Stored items

template <typename Queue, int KT, bool IN_REGS, bool BINNED, bool EXACT, int WAVES = kFineWaves, bool PC = false,
          bool SPLIT = false, bool TIES = false>
__global__ __launch_bounds__(kStage, WAVES) void mesh_raster_kernel(MeshArgs a) {
  static_assert(!(SPLIT && TIES), "the tie marks of four queues that merge are not tracked: CUDA tie order runs the plain kernels");
  __shared__ float s_merge[SPLIT ? 3 * kMergeWords * KT * kWave : 1];
  __shared__ unsigned s_pm[kStage];
  __shared__ float4 s_rec[kStage][kRecWords];
  __shared__ __align__(16) float s_zc[kStage];
  __shared__ int s_order[kStage];
  __shared__ float s_qlow[kStage];
  __shared__ ChunkOrderScratch s_ord;
  __shared__ int s_wcnt[kStage / kWave];

  if (a.overflow != nullptr && (*a.overflow != 0) == BINNED) return;
  TileCoord tc;
  unsigned blk = SPLIT ? blockIdx.x >> 2 : blockIdx.x;
  bool listed = false;
  if (BINNED && !SPLIT && a.walk_plan && a.csr.plan.hdr[3] != 0) {
    const unsigned A = (unsigned)a.csr.plan.hdr[0], B = (unsigned)a.csr.plan.hdr[1];
    int row;
    if (blk < A) {
      row = a.csr.plan.order[blk];
      if (a.list_by_plan && threadIdx.x == 0) {
        const int per = a.tm.BH * a.tm.BW;
        const int ln = row / per, lrem = row - ln * per, lby = lrem / a.tm.BW, lbx = lrem - lby * a.tm.BW;
        a.area_list[blk] = (ln * a.CY + (a.CY - 1 - lby)) * a.CX + (a.CX - 1 - lbx);
        if (blk == 0) *a.area_count = (int)A;
      }
    } else if (blk < A + B) {
      if (EXACT && (KT & 3) == 0 && A > 0) return;
      row = a.csr.plan.bg_list[blk - A];
    } else {
      return;
    }
    const int per_image = a.tm.BH * a.tm.BW;
    tc.n = row / per_image;
    const int rem = row - tc.n * per_image;
    tc.by = rem / a.tm.BW;
    tc.bx = rem - tc.by * a.tm.BW;
    tc.ty = tc.tx = 0;
    listed = true;
  }
  if (!listed && !tile_of_block(a.tm, blk, &tc)) return;
  const int n = tc.n, by = tc.by, bx = tc.bx, ty = tc.ty, tx = tc.tx;

  const int H = a.H, W = a.W;
  const int y_end = min(H, (by + 1) * a.tm.bin_size);
  const int x_end = min(W, (bx + 1) * a.tm.bin_size);
  const int ty0 = by * a.tm.bin_size + ty * kTile;
  const int tx0 = bx * a.tm.bin_size + tx * kTile;
  if (ty0 >= y_end || tx0 >= x_end) return;

  const int tid = threadIdx.x;
  const int lane = tid & 63;
  const int w = __builtin_amdgcn_readfirstlane(tid >> 6);
  const int sub = SPLIT ? (int)(blockIdx.x & 3u) : w;
  const int sy0 = ty0 + (sub >> 1) * 8;
  const int sx0 = tx0 + (sub & 1) * 8;
  if (SPLIT && (sy0 >= y_end || sx0 >= x_end)) return;
  const int yi = sy0 + (lane >> 3);
  const int xi = sx0 + (lane & 7);
  const bool pix_ok = yi < y_end && xi < x_end;
  const bool wave_ok = sy0 < y_end && sx0 < x_end;

  int64_t src_base;
  int count;
  if (BINNED) {
    const int64_t row = ((int64_t)n * a.tm.BH + by) * a.tm.BW + bx;
    count = a.csr.total[row];
    src_base = a.csr.offset[row];
  } else {
    src_base = a.mesh_first[n];
    count = (int)a.mesh_count[n];
  }
  const bool piggy = BINNED && !SPLIT && EXACT && (KT & 3) == 0 && a.walk_plan != 0 && a.csr.plan.hdr != nullptr;
  int plan_a = 0, plan_b = 0;
  if (piggy) {
    plan_a = a.csr.plan.hdr[0];
    plan_b = a.csr.plan.hdr[1];
  }
  if (BINNED && !SPLIT && a.list_by_plan && !listed && tid == 0) {
    const int64_t row = ((int64_t)n * a.tm.BH + by) * a.tm.BW + bx;
    if (count > 0) a.area_list[a.csr.plan.arank[row]] = (n * a.CY + (a.CY - 1 - by)) * a.CX + (a.CX - 1 - bx);
    if (blockIdx.x == 0) *a.area_count = a.csr.plan.hdr[0];
  }
  if (count <= 0) {
    if (piggy && plan_a > 0) return;
    const int Kbg = EXACT ? KT : a.K;
    if (SPLIT && (Kbg & 3) == 0) {
      fill_tile_background<kStage>(a, n, sy0, sx0, y_end, x_end, tid, 8);
    } else if (SPLIT && w != 0) {
    } else if ((Kbg & 3) == 0) {
      fill_tile_background<kStage>(a, n, ty0, tx0, y_end, x_end, tid);
    } else if constexpr (EXACT && Queue::kPayload > 0) {
      Queue e;
      e.init();
      if (pix_ok) write_pixel<Queue, KT, IN_REGS>(a, e, ((int64_t)n * H + (H - 1 - yi)) * W + (W - 1 - xi));
    } else if (wave_ok) {
      Queue e;
      e.init();
      write_subtile_fill_patch<Queue, KT, IN_REGS>(a, e, false, n, sy0, sx0, y_end, x_end, lane, pix_ok, yi, xi);
    }
    return;
  }

  const int ox = SPLIT ? sx0 : tx0, oy = SPLIT ? sy0 : ty0;
  const float pxy = (lane & 16) ? pix_to_ndc(oy + (lane & 15), H, W) : pix_to_ndc(ox + (lane & 15), W, H);
  auto col_centre = [&](int x) { return __int_as_float(__builtin_amdgcn_readlane(__float_as_int(pxy), x - ox)); };
  auto row_centre = [&](int y) { return __int_as_float(__builtin_amdgcn_readlane(__float_as_int(pxy), 16 + y - oy)); };
  const f2 p = mk2(__int_as_float(__builtin_amdgcn_ds_bpermute((xi - ox) << 2, __float_as_int(pxy))),
                   __int_as_float(__builtin_amdgcn_ds_bpermute((16 + yi - oy) << 2, __float_as_int(pxy))));
  const float tile_x0 = SPLIT ? 0.0f : col_centre(tx0), tile_x1 = SPLIT ? 0.0f : col_centre(min(tx0 + kTile, x_end) - 1);
  const float tile_y0 = SPLIT ? 0.0f : row_centre(ty0), tile_y1 = SPLIT ? 0.0f : row_centre(min(ty0 + kTile, y_end) - 1);
  const float sub_x0 = col_centre(sx0), sub_x1 = col_centre(min(sx0 + 8, x_end) - 1);
  const float sub_y0 = row_centre(sy0), sub_y1 = row_centre(min(sy0 + 8, y_end) - 1);

  Queue q;
  q.init();
  const int K = EXACT ? KT : a.K;
  const bool persp = PC || a.persp != 0, clip = PC || a.clip != 0, cull = a.cull != 0;
  const bool prune = true;
  StageLds lds;
  lds.pm = s_pm;
  {
    const int side = SPLIT ? 8 : kTile;
    const int cols = min(side, x_end - ox), rows = min(side, y_end - oy);
    lds.valid_c = (1u << cols) - 1u;
    lds.valid_r = (1u << rows) - 1u;
    lds.pxy = pxy;
  }
  lds.rec = s_rec;
  lds.zc = s_zc;
  lds.order = s_order;
  lds.qlow = s_qlow;
  lds.ord = &s_ord;
  lds.wcnt = s_wcnt;
  TileRect tile;
  tile.x0 = SPLIT ? sub_x0 : tile_x0;
  tile.x1 = SPLIT ? sub_x1 : tile_x1;
  tile.y0 = SPLIT ? sub_y0 : tile_y0;
  tile.y1 = SPLIT ? sub_y1 : tile_y1;
  SubTile st;
  st.x0 = sub_x0;
  st.x1 = sub_x1;
  st.y0 = sub_y0;
  st.y1 = sub_y1;
  const bool run_waves = wave_ok;

  int base = 0;
  bool general = false;
  float tie_z = -1.0f;
  int tie_drop = kEmptyIdx;
  int staged = 0;
  for (; base < count; base += kStage) {
    staged = stage_chunk<BINNED, PC>(a, lds, tile, src_base, count, base, tid, cull, clip, prune, &general);
    if (general) break;
    chunk_bucket_order(s_zc, staged, s_order, s_qlow, s_ord, tid);
    if (run_waves)
      wave_chunk<false, Queue, PC, TIES>(a, K, q, staged, true, st, p, pix_ok, lane, persp, clip, prune, s_pm, s_rec, s_zc, s_order,
                                         s_qlow, SPLIT ? 0 : (sub & 1) * 8, SPLIT ? 0 : (sub >> 1) * 8, tie_z, tie_drop, SPLIT ? w : -1);
    __syncthreads();
  }
  if constexpr (SPLIT && Queue::kPayload > 0) {
    if (w != 0) merge_dump<Queue, KT>(q, s_merge + (w - 1) * kMergeWords * KT * kWave, lane);
    __syncthreads();
    if (w == 0) {
#pragma unroll 1
      for (int src = 0; src < 3; ++src) merge_absorb<Queue, KT>(q, K, s_merge + src * kMergeWords * KT * kWave, lane);
    }
  }
  if (general) {
    for (;;) {
      if (tid < staged) s_order[tid] = tid;
      __syncthreads();
      if (run_waves && (!SPLIT || w == 0))
        wave_chunk<true, Queue, false, TIES>(a, K, q, staged, false, st, p, pix_ok, lane, persp, clip, prune, s_pm, s_rec, s_zc, s_order,
                                             s_qlow, SPLIT ? 0 : (sub & 1) * 8, SPLIT ? 0 : (sub >> 1) * 8, tie_z, tie_drop);
      __syncthreads();
      base += kStage;
      if (base >= count) break;
      bool dummy = false;
      staged = stage_chunk<BINNED, PC>(a, lds, tile, src_base, count, base, tid, cull, clip, prune, &dummy);
    }
  }

  float tie_kz = 0.0f;
  bool tie_cand = false, tie_gen = false;
  if constexpr (TIES) {
    tie_kz = q.kth_z(K);
    tie_gen = tie_z == INFINITY;
    tie_cand = K > 1 && tie_z == tie_kz && tie_kz < INFINITY;
  }
  {
    if constexpr (Queue::kPayload == 0) {
      static_assert(!SPLIT, "queues without payload do not run in split mode");
      if (wave_ok) write_pixel_long<Queue, KT, EXACT>(a, q, ((int64_t)n * H + (H - 1 - yi)) * W + (W - 1 - xi), p, pix_ok, persp, clip);
      if (a.cover != nullptr && wave_ok) cover_mark(a, n, sy0, pix_ok && q.valid(0), H - 1 - yi, W - 1 - xi, lane);
    } else if constexpr (EXACT) {
      if (pix_ok && (!SPLIT || w == 0)) {
        int l2;
        asm volatile("v_mbcnt_lo_u32_b32 %0, -1, 0\n\tv_mbcnt_hi_u32_b32 %0, -1, %0" : "=v"(l2));
        const int yo = sy0 + (l2 >> 3), xo = sx0 + (l2 & 7);
        write_pixel<Queue, KT, IN_REGS>(a, q, ((int64_t)n * H + (H - 1 - yo)) * W + (W - 1 - xo));
      }
      if (a.cover != nullptr && (!SPLIT || w == 0)) {
        int l2;
        asm volatile("v_mbcnt_lo_u32_b32 %0, -1, 0\n\tv_mbcnt_hi_u32_b32 %0, -1, %0" : "=v"(l2));
        const int yo = sy0 + (l2 >> 3), xo = sx0 + (l2 & 7);
        cover_mark(a, n, sy0, yo < y_end && xo < x_end && q.valid(0), H - 1 - yo, W - 1 - xo, l2);
      }
    } else {
      if (wave_ok) write_subtile_fill_patch<Queue, KT, IN_REGS>(a, q, true, n, sy0, sx0, y_end, x_end, lane, pix_ok, yi, xi);
      if (a.cover != nullptr && wave_ok && (!SPLIT || w == 0)) cover_mark(a, n, sy0, pix_ok && q.valid(0), H - 1 - yi, W - 1 - xi, lane);
    }
  }
  if constexpr (TIES) {
    asm volatile("s_waitcnt vmcnt(0)" ::: "memory");
    int l2;
    asm volatile("v_mbcnt_lo_u32_b32 %0, -1, 0\n\tv_mbcnt_hi_u32_b32 %0, -1, %0" : "=v"(l2));
    const int yo = sy0 + (l2 >> 3), xo = sx0 + (l2 & 7);
    const bool inside = yo < y_end && xo < x_end;
    const int64_t tbase = (((int64_t)n * H + (H - 1 - yo)) * W + (W - 1 - xo)) * K;
    bool tie = tie_gen && inside;
    if (tie_cand && inside) {
      int s_max = -1;
      for (int k = 0; k < K; ++k) {
        const long long fi = __hip_atomic_load(a.p2f + tbase + k, __ATOMIC_RELAXED, __HIP_MEMORY_SCOPE_AGENT);
        const float fz = __int_as_float(__hip_atomic_load(reinterpret_cast<const int*>(a.zbuf + tbase + k), __ATOMIC_RELAXED, __HIP_MEMORY_SCOPE_AGENT));
        if (fi >= 0 && fz < tie_kz) s_max = max(s_max, (int)fi);
      }
      tie = s_max > tie_drop;
    }
    if (tie) a.p2f[tbase] = -2;
    const unsigned long long tmask = __ballot(tie);
    if (a.tie_words != nullptr && wave_ok && l2 == 0) a.tie_words[((int64_t)n * a.SY + (sy0 >> 3)) * a.SX + (sx0 >> 3)] = tmask;
  }
  if constexpr (BINNED && !SPLIT && EXACT && (KT & 3) == 0) {
    if (piggy && plan_b > 0) {
      const int64_t row = ((int64_t)n * a.tm.BH + by) * a.tm.BW + bx;
      const int q_bg = (plan_b + plan_a - 1) / plan_a;
      const long long j0 = (long long)a.csr.plan.arank[row] * q_bg;
      const long long j1 = j0 + q_bg < (long long)plan_b ? j0 + q_bg : (long long)plan_b;
      const int per_image = a.tm.BH * a.tm.BW;
      for (long long j = j0; j < j1; ++j) {
        const int brow = a.csr.plan.bg_list[j];
        const int bn = brow / per_image, brem = brow - bn * per_image;
        const int bby = brem / a.tm.BW, bbx = brem - bby * a.tm.BW;
        const int by_end = min(H, (bby + 1) * a.tm.bin_size), bx_end = min(W, (bbx + 1) * a.tm.bin_size);
        const int bty0 = bby * a.tm.bin_size + ty * kTile, btx0 = bbx * a.tm.bin_size + tx * kTile;
        if (bty0 >= by_end || btx0 >= bx_end) continue;
        if (bty0 + kTile <= by_end && btx0 + kTile <= bx_end)
          fill_tile_full<KT>(a, bn, bty0, btx0, tid);
        else
          fill_tile_background<kStage>(a, bn, bty0, btx0, by_end, bx_end, tid);
      }
    }
  }
}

What the task asks →
Identify the lines in the records above that contain the word "rows", then state how many there are and nothing more.

Result →
2